--- DATA RECORDS ---

template <int NW, bool G>
TT2_DEV void attn_bwd_dq3_body(const ArgsT<G>& a, int bx, int by, int ny, char* smem, bool publish) {
  constexpr int NTH = NW * 64, PER = Stage3<NTH>::PER, QB = 32 * NW;
  bf16 (*sK)[64 * D] = reinterpret_cast<bf16 (*)[64 * D]>(smem);
  bf16 (*sV)[64 * D] = reinterpret_cast<bf16 (*)[64 * D]>(smem + 2 * 64 * D * sizeof(bf16));
  const int tid = threadIdx.x, lane = tid & 63, w = tid >> 6;
  const int ql = lane & 31, hi = lane >> 5;
  const int bh = bx, b = bh / a.H, h = bh % a.H;
  const int qblk = a.causal ? ny - 1 - by : by;
  const int q0 = qblk * QB, qw = q0 + 32 * w, qv = qw + ql;
  const RowBuf Q = row_buf(reinterpret_cast<const bf16*>(a.q) + (int64_t)b * a.Tq * a.q_ld + h * D, a.q_ld, a.Tq);
  const RowBuf dO =
      row_buf(reinterpret_cast<const bf16*>(a.dout) + (int64_t)b * a.Tq * a.do_ld + h * D, a.do_ld, a.Tq);
  const RowBuf K = row_buf(reinterpret_cast<const bf16*>(a.k) + (int64_t)b * a.Tk * a.k_ld + h * D, a.k_ld, a.Tk);
  const RowBuf V = row_buf(reinterpret_cast<const bf16*>(a.v) + (int64_t)b * a.Tk * a.v_ld + h * D, a.v_ld, a.Tk);
  bf16* dQ = reinterpret_cast<bf16*>(a.dq) + (int64_t)b * a.Tq * a.dq_ld + h * D;

  const bool qok = qv < a.Tq;
  bf16x8 fq[4], fdo[4], fo[4];
  own_frags(fq, Q, qv, hi);
  own_frags(fdo, dO, qv, hi);
  const RowBuf Ob = row_buf(reinterpret_cast<const bf16*>(a.o) + (int64_t)b * a.Tq * a.o_ld + h * D, a.o_ld, a.Tq);
  own_frags(fo, Ob, qv, hi);
  const float lse = qok ? a.lse[(int64_t)bh * a.Tq + qv] : INFINITY;
  Guide gd = {};
  float gk = 0.f;
  float kap = 0.f, nq = 0.f, kg = 0.f;
  if constexpr (G) {
    gd = guide_of(a, b, h, key_limit(a, b));
    gk = a.gk;
    if (gd.sel) {
      kap = qv < gd.qlim ? *a.gcoef : 0.f;
      nq = (float)qv * gd.rq;
      kg = qok ? kap * a.grow[(int64_t)bh * a.Tq + qv] : 0.f;
    }
  }
  TT2_VMCNT0();
  float dsum = 0.f;
#pragma unroll
  for (int st = 0; st < 4; ++st)
#pragma unroll
    for (int j = 0; j < 8; ++j) dsum += (float)fdo[st][j] * (float)fo[st][j];
  dsum += __shfl_xor(dsum, 32, 64);
  if constexpr (G) dsum += kg;
  const float dl = qok ? dsum : 0.f;
  if (publish && qok && hi == 0) a.delta[(int64_t)bh * a.Tq + qv] = dsum;
  const float c = a.scale * LOG2E;
  f32x16 dq[2];
  zero16(dq[0]);
  zero16(dq[1]);

  const int klim = key_limit(a, b);
  int kend = klim;
  if (a.causal) kend = min(kend, q0 + QB);
  const int ntile = kend > 0 ? (kend + 63) / 64 : 0;
  uint4 rk[PER], rv[PER];
  if (ntile > 0) {
    g2r3<NTH>(rk, K, 0, tid);
    g2r3<NTH>(rv, V, 0, tid);
    r2s3<NTH>(rk, sK[0], tid);
    r2s3<NTH>(rv, sV[0], tid);
  }
  __syncthreads();
  auto tile = [&](auto BUFC, int t) {
    constexpr int BUF = decltype(BUFC)::value;
    const int k0 = 64 * t;
    const bool more = t + 1 < ntile;
    if (more) {
      g2r3<NTH>(rk, K, k0 + 64, tid);
      g2r3<NTH>(rv, V, k0 + 64, tid);
    }
    const bf16* cK = sK[BUF];
    const bf16* cV = sV[BUF];
#pragma unroll
    for (int kb = 0; kb < 2; ++kb) {
      const int kb0 = k0 + 32 * kb;
      if (qw >= a.Tq || (a.causal && kb0 > qw + 31)) continue;
      f32x16 s, dp;
      zero16(s);
      zero16(dp);
#pragma unroll
      for (int st = 0; st < 4; ++st) {
        mma32(rowfrag(cK, 32 * kb + ql, 2 * st + hi), fq[st], s);
        mma32(rowfrag(cV, 32 * kb + ql, 2 * st + hi), fdo[st], dp);
      }
      float p[16];
#pragma unroll
      for (int r = 0; r < 16; ++r) p[r] = fast_exp2(fmaf(s[r], c, -lse));
      if (kb0 + 32 > klim || (a.causal && kb0 + 31 > qw)) {
        const int lim = (a.causal ? min(klim - 1, qv) : klim - 1) - kb0 - 4 * hi;
#pragma unroll
        for (int r = 0; r < 16; ++r) p[r] = crow(r, 0) > lim ? 0.f : p[r];
      }
      bf16x8 dsf[2];
      if (G && gd.sel) {
        const float t0 = (float)(kb0 + 4 * hi);
#pragma unroll
        for (int r = 0; r < 16; ++r) {
          const float wgt = guide_w<true>((t0 + (float)crow(r, 0)) * gd.rk, nq, gk);
          dsf[r >> 3][r & 7] = (bf16)(p[r] * (fmaf(kap, wgt, dp[r]) - dl));
        }
      } else {
#pragma unroll
        for (int r = 0; r < 16; ++r) dsf[r >> 3][r & 7] = (bf16)(p[r] * (dp[r] - dl));
      }
#pragma unroll
      for (int hh = 0; hh < 2; ++hh)
#pragma unroll
        for (int db = 0; db < 2; ++db) mma32(trfrag(cK, 32 * kb + 16 * hh, db, lane), dsf[hh], dq[db]);
    }
    if (more) {
      r2s3<NTH>(rk, sK[BUF ^ 1], tid);
      r2s3<NTH>(rv, sV[BUF ^ 1], tid);
    }
    __syncthreads();
  };
  for (int t = 0; t < ntile; t += 2) {
    tile(std::integral_constant<int, 0>{}, t);
    if (t + 1 < ntile) tile(std::integral_constant<int, 1>{}, t + 1);
  }
  if (qok) store_rowT(dQ + (int64_t)qv * a.dq_ld, dq, a.scale, hi);
}

template <int NW, bool G>
TT2_DEV void attn_bwd_dkdv3_body(const ArgsT<G>& a, int bx, int by, char* smem, bool self_delta) {
  constexpr int NTH = NW * 64, PER = Stage3<NTH>::PER, KB = 32 * NW;
  bf16 (*sQ)[64 * D] = reinterpret_cast<bf16 (*)[64 * D]>(smem);
  bf16 (*sdO)[64 * D] = reinterpret_cast<bf16 (*)[64 * D]>(smem + 2 * 64 * D * sizeof(bf16));
  float (*sL)[64] = reinterpret_cast<float (*)[64]>(smem + 4 * 64 * D * sizeof(bf16));
  float (*sDl)[64] = reinterpret_cast<float (*)[64]>(smem + 4 * 64 * D * sizeof(bf16) + 2 * 64 * sizeof(float));
  float (*sG)[64] = reinterpret_cast<float (*)[64]>(smem + 4 * 64 * D * sizeof(bf16) + 4 * 64 * sizeof(float));
  const int tid = threadIdx.x, lane = tid & 63, w = tid >> 6;
  const int kl = lane & 31, hi = lane >> 5;
  const int bh = bx, b = bh / a.H, h = bh % a.H;
  const int k0 = by * KB, kw = k0 + 32 * w, kv = kw + kl;
  const RowBuf Q = row_buf(reinterpret_cast<const bf16*>(a.q) + (int64_t)b * a.Tq * a.q_ld + h * D, a.q_ld, a.Tq);
  const RowBuf dO =
      row_buf(reinterpret_cast<const bf16*>(a.dout) + (int64_t)b * a.Tq * a.do_ld + h * D, a.do_ld, a.Tq);
  const RowBuf K = row_buf(reinterpret_cast<const bf16*>(a.k) + (int64_t)b * a.Tk * a.k_ld + h * D, a.k_ld, a.Tk);
  const RowBuf V = row_buf(reinterpret_cast<const bf16*>(a.v) + (int64_t)b * a.Tk * a.v_ld + h * D, a.v_ld, a.Tk);
  bf16* dK = reinterpret_cast<bf16*>(a.dk) + (int64_t)b * a.Tk * a.dk_ld + h * D;
  bf16* dV = reinterpret_cast<bf16*>(a.dv) + (int64_t)b * a.Tk * a.dv_ld + h * D;
  const float* LSE = a.lse + (int64_t)bh * a.Tq;
  const float* DL = a.delta + (int64_t)bh * a.Tq;
  const RowBuf Ob = row_buf(reinterpret_cast<const bf16*>(a.o) + (int64_t)b * a.Tq * a.o_ld + h * D, a.o_ld, a.Tq);

  bf16x8 fk[4], fv[4];
  own_frags(fk, K, kv, hi);
  own_frags(fv, V, kv, hi);
  TT2_VMCNT0();
  const float c = a.scale * LOG2E;
  f32x16 dk[2], dv[2];
#pragma unroll
  for (int db = 0; db < 2; ++db) {
    zero16(dk[db]);
    zero16(dv[db]);
  }
  const int klim = key_limit(a, b);
  const int qstart = a.causal ? (k0 / 64) * 64 : 0;
  const int ntile = k0 < klim && a.Tq > qstart ? (a.Tq - qstart + 63) / 64 : 0;
  Guide gd = {};
  float gk = 0.f;
  float kappa = 0.f, tkv = 0.f, g_n = 0.f;
  const float* GR = nullptr;
  if constexpr (G) {
    gd = guide_of(a, b, h, klim);
    gk = a.gk;
    kappa = gd.sel ? *a.gcoef : 0.f;
    tkv = (float)kv * gd.rk;
    GR = a.grow + (int64_t)bh * a.Tq;
  }
  uint4 rq[PER], rd[PER], ro[PER];
  float lse_n = INFINITY, dl_n = 0.f;
  auto stats_load = [&](int qb) {
    if (tid < 64) {
      const int q = qb + tid;
      lse_n = q < a.Tq ? LSE[q] : INFINITY;
      if (!self_delta) dl_n = q < a.Tq ? DL[q] : 0.f;
      if constexpr (G) {
        if (self_delta && gd.sel) g_n = q < a.Tq ? kappa * GR[q] : 0.f;
      }
    }
  };
  auto stats = [&](int buf, int qb) {
    (void)qb;
    if (tid < 64) {
      sL[buf][tid] = lse_n;
      if (!self_delta) sDl[buf][tid] = dl_n;
      if constexpr (G) {
        if (self_delta && gd.sel) sG[buf][tid] = g_n;
      }
    }
    if (self_delta) {
#pragma unroll
      for (int i = 0; i < PER; ++i) {
        union { uint4 u; bf16x8 v; } x, y;
        x.u = rd[i];
        y.u = ro[i];
        float d = 0.f;
#pragma unroll
        for (int j = 0; j < 8; ++j) d += (float)x.v[j] * (float)y.v[j];
        d += __shfl_xor(d, 1, 64);
        d += __shfl_xor(d, 2, 64);
        d += __shfl_xor(d, 4, 64);
        if ((tid & 7) == 0) sDl[buf][(tid + NTH * i) >> 3] = d;
      }
    }
  };
  if (ntile > 0) {
    g2r3<NTH>(rq, Q, qstart, tid);
    g2r3<NTH>(rd, dO, qstart, tid);
    if (self_delta) g2r3<NTH>(ro, Ob, qstart, tid);
    stats_load(qstart);
    r2s3<NTH>(rq, sQ[0], tid);
    r2s3<NTH>(rd, sdO[0], tid);
    stats(0, qstart);
  }
  __syncthreads();
  auto tile = [&](auto BUFC, int t) {
    constexpr int BUF = decltype(BUFC)::value;
    const int q0 = qstart + 64 * t;
    const bool more = t + 1 < ntile;
    if (more) {
      g2r3<NTH>(rq, Q, q0 + 64, tid);
      g2r3<NTH>(rd, dO, q0 + 64, tid);
      if (self_delta) g2r3<NTH>(ro, Ob, q0 + 64, tid);
      stats_load(q0 + 64);
    }
    const bf16* cQ = sQ[BUF];
    const bf16* cD = sdO[BUF];
    const float* cL = sL[BUF];
    const float* cDl = sDl[BUF];
    const float* cG = sG[BUF];
#pragma unroll
    for (int qb = 0; qb < 2; ++qb) {
      const int qb0 = q0 + 32 * qb;
      if (kw >= klim || (a.causal && qb0 + 31 < kw)) continue;
      f32x16 s, dp;
      zero16(s);
      zero16(dp);
#pragma unroll
      for (int st = 0; st < 4; ++st) {
        mma32(rowfrag(cQ, 32 * qb + kl, 2 * st + hi), fk[st], s);
        mma32(rowfrag(cD, 32 * qb + kl, 2 * st + hi), fv[st], dp);
      }
      float p[16], dl[16];
#pragma unroll
      for (int rr = 0; rr < 4; ++rr) {
        const int qi = 32 * qb + 8 * rr + 4 * hi;
        const f32x4 L = *reinterpret_cast<const f32x4*>(cL + qi);
        const f32x4 Dl = *reinterpret_cast<const f32x4*>(cDl + qi);
#pragma unroll
        for (int i = 0; i < 4; ++i) {
          p[4 * rr + i] = fast_exp2(fmaf(s[4 * rr + i], c, -L[i]));
          dl[4 * rr + i] = Dl[i];
        }
        if constexpr (G) {
          if (self_delta && gd.sel) {
            const f32x4 Gv = *reinterpret_cast<const f32x4*>(cG + qi);
#pragma unroll
            for (int i = 0; i < 4; ++i) dl[4 * rr + i] += Gv[i];
          }
        }
      }
      if (kw + 32 > klim || (a.causal && qb0 < kw + 31)) {
        const int qlo = (kv >= klim ? 1 << 20 : (a.causal ? kv - qb0 : -1)) - 4 * hi;
#pragma unroll
        for (int r = 0; r < 16; ++r) p[r] = crow(r, 0) < qlo ? 0.f : p[r];
      }
      bf16x8 pf[2], dsf[2];
      if (G && gd.sel) {
        const float n0 = (float)(qb0 + 4 * hi);
        const int nval = gd.qlim - qb0 - 4 * hi;
#pragma unroll
        for (int r = 0; r < 16; ++r) {
          const float wgt = guide_w<true>(tkv, (n0 + (float)crow(r, 0)) * gd.rq, gk);
          const float kq = crow(r, 0) < nval ? kappa : 0.f;
          pf[r >> 3][r & 7] = (bf16)p[r];
          dsf[r >> 3][r & 7] = (bf16)(p[r] * (fmaf(kq, wgt, dp[r]) - dl[r]));
        }
      } else {
#pragma unroll
        for (int r = 0; r < 16; ++r) {
          pf[r >> 3][r & 7] = (bf16)p[r];
          dsf[r >> 3][r & 7] = (bf16)(p[r] * (dp[r] - dl[r]));
        }
      }
#pragma unroll
      for (int hh = 0; hh < 2; ++hh)
#pragma unroll
        for (int db = 0; db < 2; ++db) {
          mma32(trfrag(cD, 32 * qb + 16 * hh, db, lane), pf[hh], dv[db]);
          mma32(trfrag(cQ, 32 * qb + 16 * hh, db, lane), dsf[hh], dk[db]);
        }
    }
    if (more) {
      r2s3<NTH>(rq, sQ[BUF ^ 1], tid);
      r2s3<NTH>(rd, sdO[BUF ^ 1], tid);
      stats(BUF ^ 1, q0 + 64);
    }
    __syncthreads();
  };
  for (int t = 0; t < ntile; t += 2) {
    tile(std::integral_constant<int, 0>{}, t);
    if (t + 1 < ntile) tile(std::integral_constant<int, 1>{}, t + 1);
  }
  if (kv < a.Tk) {
    store_rowT(dK + (int64_t)kv * a.dk_ld, dk, a.scale, hi);
    store_rowT(dV + (int64_t)kv * a.dv_ld, dv, 1.f, hi);
  }
}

---

State how many lines of the entries above include the word "fmaf", offering no text other than the number.

▸ RESPONSE BELOW: 4